A real back-road leads to a dead end in Koman, location of the dam and a power station. The English lady from yesterday has recommended it and after studying and asking around, I have decided to go to Mario’s place. He is situated after the dam and from there I hope to take a boat on Sunday. 

bridge over the Drini River west of Kotor Lake damn

I can’t write much about this trip, besides that the landscape is beautiful, with many butterflies, some small farms and a local bar. Just look at the pictures and the link to get an idea.















In Koman there is a lot of lost glory after the new highway to Kosovo opened and the ferries went out of business. I cross the Drini River that fills lake Vau i Deges as well as lake Koman. Another 200 meters up, through a tunnel I stand at the lake Koman and the pension of Mario. The sun is on the other shore and it’s cooling down. The two hosts, Klodian (16) and Zef (25) store my bicycle. The latter speaks most English. I am the only guest for the night. The bed is basic, but there are enough blankets, the shower is warm and the food is plenty.
After giving them a round they start to loosen up and make great efforts to communicate. We share our music; pictures and we make the appointment for breakfast.
At six the place starts to fill up with workers at the hydro-electricity plant. We speak with hands and feet.

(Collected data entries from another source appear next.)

int sk_alloc(sdt_ctx *c, uint64_t want_kmers, uint64_t per_read)
{
	sdt_ctx::SkState &k = c->sk;
	if (want_kmers > SK_BATCH_MAX_KMERS)
		want_kmers = SK_BATCH_MAX_KMERS;
	if (k.ready && (k.cap_kmers >= want_kmers || k.cap_is_max || k.pending_kmers))
		return SDT_OK;
	if (k.ready) {
		HIPCHK(hipStreamSynchronize(c->stream));
		sk_free(c);
	}
	const int rw = sk_rec_words(c->nw), rw2 = sk_rec2_stride(c->nw);
	const int w = c->K - sk_minimizer_len(c->K) + 1;
	const double rate = 2.0 / (double)(w + 1) + 1.0 / (double)sk_max_run(c->K, c->nw);
	double run = 1.0 / rate * ((c->nw == 4 || per_read > (uint64_t)SK_SEQ_MAX_KMERS) ? 0.8 : 1.0);
	if (run > (double)per_read) run = (double)per_read;
	uint64_t div = (uint64_t)run;
	if (div < 2) div = 2;
	div = (uint64_t)clamp_int(sdt_knob_int(sdt_tuning_env("SDT_SK_POOL_DIV"), (int)div), 1, 1 << 20);
	const int mem_pct = sdt_knob_int(sdt_tuning_env("SDT_SK_POOL_MEM_PCT"), 70);
	size_t free_b = 0, total_b = 0;
	HIPCHK(sdti::mem_info(&free_b, &total_b));
	uint64_t cap = want_kmers < (1ULL << 24) ? (1ULL << 24) : want_kmers;
	k.cap_is_max = cap >= SK_BATCH_MAX_KMERS;
	const uint32_t wgs = (uint32_t)c->cu_count * 6;
	for (;; cap /= 2) {
		const uint64_t recs = cap / div;
		const uint64_t chunks1 = sdt_knob_int(sdt_test_env("SDT_SK_POOL_CHUNKS1"), 0) > 0 ? (uint64_t)sdt_knob_int(sdt_test_env("SDT_SK_POOL_CHUNKS1"), 0) : recs / SK_CAP1 + (uint64_t)wgs * SK_NB1 + 1024;
		const uint64_t items = chunks1 / SK_ITEM_CHUNKS + SK_NB1 + 1;
		const uint64_t chunks2 = chunks1 * (SK_CAP1 / SK_CAP2) + items * (SK_NB2 + SK_BLK2) + 1024;
		const uint64_t bytes = chunks1 * SK_CAP1 * rw * 8 + chunks2 * SK_CAP2 * rw2 * 8 + (chunks1 + chunks2) * 8;
		const uint64_t all = c->comm.nranks > 1 ? bytes + chunks1 * SK_CAP1 * rw * 8 * 9 / 2 : bytes;
		if (chunks2 >= (1ULL << SK_LIST2_FILL_SHIFT) - 1 || all > free_b / 100 * (uint64_t)mem_pct) {
			k.cap_is_max = true;
			if (cap <= (1ULL << 24))
				return fail(SDT_ENOMEM, "super-k-mer pools: %llu MiB needed for the smallest batch, %zu MiB free",
				            (unsigned long long)(bytes >> 20), free_b >> 20);
			continue;
		}
		k.p1.chunks = (uint32_t)chunks1;
		k.p2.chunks = (uint32_t)chunks2;
		k.items_cap = (uint32_t)items;
		break;
	}
	k.wgs = wgs;
	const double t_alloc0 = comm_now();
	HIPCHK(hipMalloc((void **)&k.p1.recs, (size_t)k.p1.chunks * SK_CAP1 * rw * 8));
	HIPCHK(hipMalloc((void **)&k.p1.meta, (size_t)k.p1.chunks * 4));
	HIPCHK(hipMalloc((void **)&k.p1.next, 64));
	HIPCHK(hipMalloc((void **)&k.p2.recs, (size_t)k.p2.chunks * SK_CAP2 * rw2 * 8));
// ... 8 lines not shown
	HIPCHK(hipMalloc((void **)&k.cnt2, SK_NBF * 4));
	HIPCHK(hipMalloc((void **)&k.off2, (SK_NBF + 1) * 4));
	HIPCHK(hipMalloc((void **)&k.fill2, SK_NBF * 4));
	HIPCHK(hipMalloc((void **)&k.list2, (size_t)k.p2.chunks * 4));
	HIPCHK(hipMalloc((void **)&k.kmers2, SK_NBF * 8));
	HIPCHK(hipMalloc((void **)&k.kpre2, (SK_NBF + 1) * 8));
	HIPCHK(hipMalloc((void **)&k.items, (size_t)k.items_cap * sizeof(SkItem)));
	HIPCHK(hipHostMalloc((void **)&k.h_off1, (SK_NB1 + 1) * 4, hipHostMallocDefault));
	HIPCHK(hipHostMalloc((void **)&k.h_off2, (SK_NBF + 1) * 4, hipHostMallocDefault));
	HIPCHK(hipHostMalloc((void **)&k.h_kpre2, (SK_NBF + 1) * 8, hipHostMallocDefault));
	HIPCHK(hipHostMalloc((void **)&k.h_items, (size_t)k.items_cap * sizeof(SkItem), hipHostMallocDefault));
	k.citems_cap = (uint32_t)SK_NBF + k.p2.chunks / SK_COUNT_ITEM_CHUNKS + 1;
	HIPCHK(hipMalloc((void **)&k.citems, (size_t)k.citems_cap * sizeof(uint4)));
	HIPCHK(hipHostMalloc((void **)&k.h_citems, (size_t)k.citems_cap * sizeof(uint4), hipHostMallocDefault));
	HIPCHK(hipMalloc((void **)&k.next_item, SK_MAX_COUNT_LAUNCHES * sizeof(uint32_t)));
	k.cap_kmers = cap;
	k.ready = true;
	if (sdt_env("SDT_TIMING"))
		fprintf(stderr, "[libsdt_gpu] super-k-mer pools for %llu k-mers per batch: %.1f GiB in %.0f ms\n", (unsigned long long)cap,
		        ((double)k.p1.chunks * SK_CAP1 * rw + (double)k.p2.chunks * SK_CAP2 * rw2) * 8 / (1 << 30), (comm_now() - t_alloc0) * 1e3);
	return sk_reset_pool1(c);
}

My Spanish is the most helpful, because many older Albanians speak some Italian. There are plenty relationships, through Italian investors, temporarily work abroad and inter marriage. We laugh a lot, especially about the special police, what seems to be turned into private protection for the hydro plant and used to be Hoxha’s eyes and ears around the plant. They started building the dam and the work was finished after the change of power. On one of the pictures you can still see the concrete defense tower from those times.
Mario’s place promises a little more than in reality, but it’s off-season and there are but a few tourists.